BEGIN MATERIAL PROVIDED

@@ -184,18 +185,55 @@
   struct BigWaiter {
     unsigned long id;
     int cls;
+    bool asking;
   };
   std::deque<BigWaiter> big_q;
   unsigned long big_next_id = 0;
   int big_convoy = 4, big_convoy_run = 0;
   bool big_last_was_ntt = false;
-  void big_lock(int cls) {
+  static constexpr unsigned long NO_TICKET = ~0ul;
+  unsigned long big_reserve(int cls) {
+    std::lock_guard<std::mutex> lk(big_mu);
+    if (!big_fifo) return NO_TICKET;
+    big_q.push_back({big_next_id, cls, false});
+    return big_next_id++;
+  }
+  void big_cancel(unsigned long ticket) {
+    if (ticket == NO_TICKET) return;
+    {
+      std::lock_guard<std::mutex> lk(big_mu);
+      for (auto it = big_q.begin(); it != big_q.end(); ++it)
+        if (it->id == ticket) {
+          big_q.erase(it);
+          break;
+        }
+    }
+    big_cv.notify_all();
+  }
+  void big_lock(int cls, unsigned long ticket = NO_TICKET) {
     std::unique_lock<std::mutex> lk(big_mu);
     if (big_fifo) {
-      const unsigned long my = big_next_id++;
-      big_q.push_back({my, cls});
+      unsigned long my = ticket;
+      if (ticket == NO_TICKET) {
+        my = big_next_id++;
+        big_q.push_back({my, cls, true});
+      } else {
+        for (BigWaiter& w : big_q)
+          if (w.id == my) w.asking = true;
+        big_cv.notify_all();
+      }
+      auto head = [&]() -> const BigWaiter& {
+        for (const BigWaiter& w : big_q)
+          if (w.asking) return w;
+        return big_q.front();
+      };
       big_cv.wait(lk, [&] {
-        if (big_q.front().id == my) {
+        if (cls == BIG_NTT)
+          for (const BigWaiter& w : big_q) {
+            if (w.id == my) break;
+            if (!w.asking) return false;
+          }
+        if (head().id == my) {
           if (big_used + big_cost[cls] > big_cap) return false;
           if (big_last_was_ntt && cls != BIG_NTT && big_convoy_run < big_convoy)
             for (const BigWaiter& w : big_q)
@@ -203,13 +241,13 @@
           return true;
         }
         if (cls != BIG_NTT || !big_last_was_ntt || big_used != 0 || big_convoy_run >= big_convoy) return false;
-        if (big_q.front().cls == BIG_NTT) return false;
+        if (head().cls == BIG_NTT) return false;
         for (const BigWaiter& w : big_q) {
           if (w.cls == BIG_NTT) return w.id == my;
         }
         return false;
       });
-      const bool in_order = big_q.front().id == my;
+      const bool in_order = head().id == my;
       for (auto it = big_q.begin(); it != big_q.end(); ++it)
         if (it->id == my) {
           big_q.erase(it);
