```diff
@@ -251,7 +300,7 @@
     return h3_gather_tiles(96, count, N) <= ncu ? 96 : h3_gather_tiles(128, count, N) <= ncu ? 128 : 160;
 }
 __host__ __device__ constexpr int h3_gather_cost(int bm, int K) {
-    return K > 512 ? (bm == 96 ? 402 : bm == 128 ? 447 : 513) : (bm == 96 ? 236 : bm == 128 ? 261 : 294);
+    return K > 512 ? (bm == 96 ? 392 : bm == 128 ? 434 : 487) : (bm == 96 ? 226 : bm == 128 ? 248 : 283);
 }
 constexpr int H3_TP_FLOOR = 108;
 __host__ __device__ constexpr int h3_gather_bm_throughput(int count, int N, int K, int ncu) {
@@ -261,7 +310,7 @@
     return c96 <= c128 && c96 <= c160 ? 96 : c128 <= c160 ? 128 : 160;
 }
 
-template <int KNOCK = 0, int FBM = 0>
+template <int KNOCK = 0, int FBM = 0, int DBG = 0>
 static __global__ __launch_bounds__(512) void gemm_nt_f16x3_gather_kernel(
     const unsigned short* __restrict__ Ap, const unsigned short* __restrict__ Bp0, const unsigned short* __restrict__ Bp1,
     const float* __restrict__ bias0, const float* __restrict__ bias1, float* __restrict__ C, int ldc, const int* __restrict__ rows,
@@ -273,10 +322,10 @@
     if (blockIdx.x == 0 && threadIdx.x == 0 && rec) { rec[0] = count; rec[1] = bm; }
     if ((int)blockIdx.x >= nt) return;
     const int wgid = h3_xcd_tile(blockIdx.x, nt);
-    if (bm == 96) h3_gemm_tile<3, KNOCK, 96, true>(Ap, Bp0, Bp1, bias0, bias1, C, ldc, count, MA, N, K, wgid, rows + 1, rtab);
-    else if (bm == 128) h3_gemm_tile<3, KNOCK, 128, true>(Ap, Bp0, Bp1, bias0, bias1, C, ldc, count, MA, N, K, wgid, rows + 1, rtab);
-    else if (count < MA) h3_gemm_tile<3, KNOCK, 160, true>(Ap, Bp0, Bp1, bias0, bias1, C, ldc, count, MA, N, K, wgid, rows + 1, rtab);
-    else h3_gemm_tile<3, KNOCK, 160, false>(Ap, Bp0, Bp1, bias0, bias1, C, ldc, MA, MA, N, K, wgid, nullptr, nullptr);
+    if (bm == 96) h3_gemm_tile<3, KNOCK, 96, true, DBG>(Ap, Bp0, Bp1, bias0, bias1, C, ldc, count, MA, N, K, wgid, rows + 1, rtab);
+    else if (bm == 128) h3_gemm_tile<3, KNOCK, 128, true, DBG>(Ap, Bp0, Bp1, bias0, bias1, C, ldc, count, MA, N, K, wgid, rows + 1, rtab);
+    else if (count < MA) h3_gemm_tile<3, KNOCK, 160, true, DBG>(Ap, Bp0, Bp1, bias0, bias1, C, ldc, count, MA, N, K, wgid, rows + 1, rtab);
+    else h3_gemm_tile<3, KNOCK, 160, false, DBG>(Ap, Bp0, Bp1, bias0, bias1, C, ldc, MA, MA, N, K, wgid, nullptr, nullptr);
 }
 
 static inline bool gemm_f16x3_ok(int M, int N, int K) {
```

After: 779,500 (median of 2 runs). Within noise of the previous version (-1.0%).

END MATERIAL PROVIDED

» **TASK INSTRUCTIONS**
Output the data exactly, in full.

» **TASK SOLUTION**
@@ -184,18 +185,55 @@
   struct BigWaiter {
     unsigned long id;
     int cls;
+    bool asking;
   };
   std::deque<BigWaiter> big_q;
   unsigned long big_next_id = 0;
   int big_convoy = 4, big_convoy_run = 0;
   bool big_last_was_ntt = false;
-  void big_lock(int cls) {
+  static constexpr unsigned long NO_TICKET = ~0ul;
+  unsigned long big_reserve(int cls) {
+    std::lock_guard<std::mutex> lk(big_mu);
+    if (!big_fifo) return NO_TICKET;
+    big_q.push_back({big_next_id, cls, false});
+    return big_next_id++;
+  }
+  void big_cancel(unsigned long ticket) {
+    if (ticket == NO_TICKET) return;
+    {
+      std::lock_guard<std::mutex> lk(big_mu);
+      for (auto it = big_q.begin(); it != big_q.end(); ++it)
+        if (it->id == ticket) {
+          big_q.erase(it);
+          break;
+        }
+    }
+    big_cv.notify_all();
+  }
+  void big_lock(int cls, unsigned long ticket = NO_TICKET) {
     std::unique_lock<std::mutex> lk(big_mu);
     if (big_fifo) {
-      const unsigned long my = big_next_id++;
-      big_q.push_back({my, cls});
+      unsigned long my = ticket;
+      if (ticket == NO_TICKET) {
+        my = big_next_id++;
+        big_q.push_back({my, cls, true});
+      } else {
+        for (BigWaiter& w : big_q)
+          if (w.id == my) w.asking = true;
+        big_cv.notify_all();
+      }
+      auto head = [&]() -> const BigWaiter& {
+        for (const BigWaiter& w : big_q)
+          if (w.asking) return w;
+        return big_q.front();
+      };
       big_cv.wait(lk, [&] {
-        if (big_q.front().id == my) {
+        if (cls == BIG_NTT)
+          for (const BigWaiter& w : big_q) {
+            if (w.id == my) break;
+            if (!w.asking) return false;
+          }
+        if (head().id == my) {
           if (big_used + big_cost[cls] > big_cap) return false;
           if (big_last_was_ntt && cls != BIG_NTT && big_convoy_run < big_convoy)
             for (const BigWaiter& w : big_q)
@@ -203,13 +241,13 @@
           return true;
         }
         if (cls != BIG_NTT || !big_last_was_ntt || big_used != 0 || big_convoy_run >= big_convoy) return false;
-        if (big_q.front().cls == BIG_NTT) return false;
+        if (head().cls == BIG_NTT) return false;
         for (const BigWaiter& w : big_q) {
           if (w.cls == BIG_NTT) return w.id == my;
         }
         return false;
       });
-      const bool in_order = big_q.front().id == my;
+      const bool in_order = head().id == my;
       for (auto it = big_q.begin(); it != big_q.end(); ++it)
         if (it->id == my) {
           big_q.erase(it);
```diff
@@ -251,7 +300,7 @@
     return h3_gather_tiles(96, count, N) <= ncu ? 96 : h3_gather_tiles(128, count, N) <= ncu ? 128 : 160;
 }
 __host__ __device__ constexpr int h3_gather_cost(int bm, int K) {
-    return K > 512 ? (bm == 96 ? 402 : bm == 128 ? 447 : 513) : (bm == 96 ? 236 : bm == 128 ? 261 : 294);
+    return K > 512 ? (bm == 96 ? 392 : bm == 128 ? 434 : 487) : (bm == 96 ? 226 : bm == 128 ? 248 : 283);
 }
 constexpr int H3_TP_FLOOR = 108;
 __host__ __device__ constexpr int h3_gather_bm_throughput(int count, int N, int K, int ncu) {
@@ -261,7 +310,7 @@
     return c96 <= c128 && c96 <= c160 ? 96 : c128 <= c160 ? 128 : 160;
 }
 
-template <int KNOCK = 0, int FBM = 0>
+template <int KNOCK = 0, int FBM = 0, int DBG = 0>
 static __global__ __launch_bounds__(512) void gemm_nt_f16x3_gather_kernel(
     const unsigned short* __restrict__ Ap, const unsigned short* __restrict__ Bp0, const unsigned short* __restrict__ Bp1,
     const float* __restrict__ bias0, const float* __restrict__ bias1, float* __restrict__ C, int ldc, const int* __restrict__ rows,
@@ -273,10 +322,10 @@
     if (blockIdx.x == 0 && threadIdx.x == 0 && rec) { rec[0] = count; rec[1] = bm; }
     if ((int)blockIdx.x >= nt) return;
     const int wgid = h3_xcd_tile(blockIdx.x, nt);
-    if (bm == 96) h3_gemm_tile<3, KNOCK, 96, true>(Ap, Bp0, Bp1, bias0, bias1, C, ldc, count, MA, N, K, wgid, rows + 1, rtab);
-    else if (bm == 128) h3_gemm_tile<3, KNOCK, 128, true>(Ap, Bp0, Bp1, bias0, bias1, C, ldc, count, MA, N, K, wgid, rows + 1, rtab);
-    else if (count < MA) h3_gemm_tile<3, KNOCK, 160, true>(Ap, Bp0, Bp1, bias0, bias1, C, ldc, count, MA, N, K, wgid, rows + 1, rtab);
-    else h3_gemm_tile<3, KNOCK, 160, false>(Ap, Bp0, Bp1, bias0, bias1, C, ldc, MA, MA, N, K, wgid, nullptr, nullptr);
+    if (bm == 96) h3_gemm_tile<3, KNOCK, 96, true, DBG>(Ap, Bp0, Bp1, bias0, bias1, C, ldc, count, MA, N, K, wgid, rows + 1, rtab);
+    else if (bm == 128) h3_gemm_tile<3, KNOCK, 128, true, DBG>(Ap, Bp0, Bp1, bias0, bias1, C, ldc, count, MA, N, K, wgid, rows + 1, rtab);
+    else if (count < MA) h3_gemm_tile<3, KNOCK, 160, true, DBG>(Ap, Bp0, Bp1, bias0, bias1, C, ldc, count, MA, N, K, wgid, rows + 1, rtab);
+    else h3_gemm_tile<3, KNOCK, 160, false, DBG>(Ap, Bp0, Bp1, bias0, bias1, C, ldc, MA, MA, N, K, wgid, nullptr, nullptr);
 }
 
 static inline bool gemm_f16x3_ok(int M, int N, int K) {
```

After: 779,500 (median of 2 runs). Within noise of the previous version (-1.0%).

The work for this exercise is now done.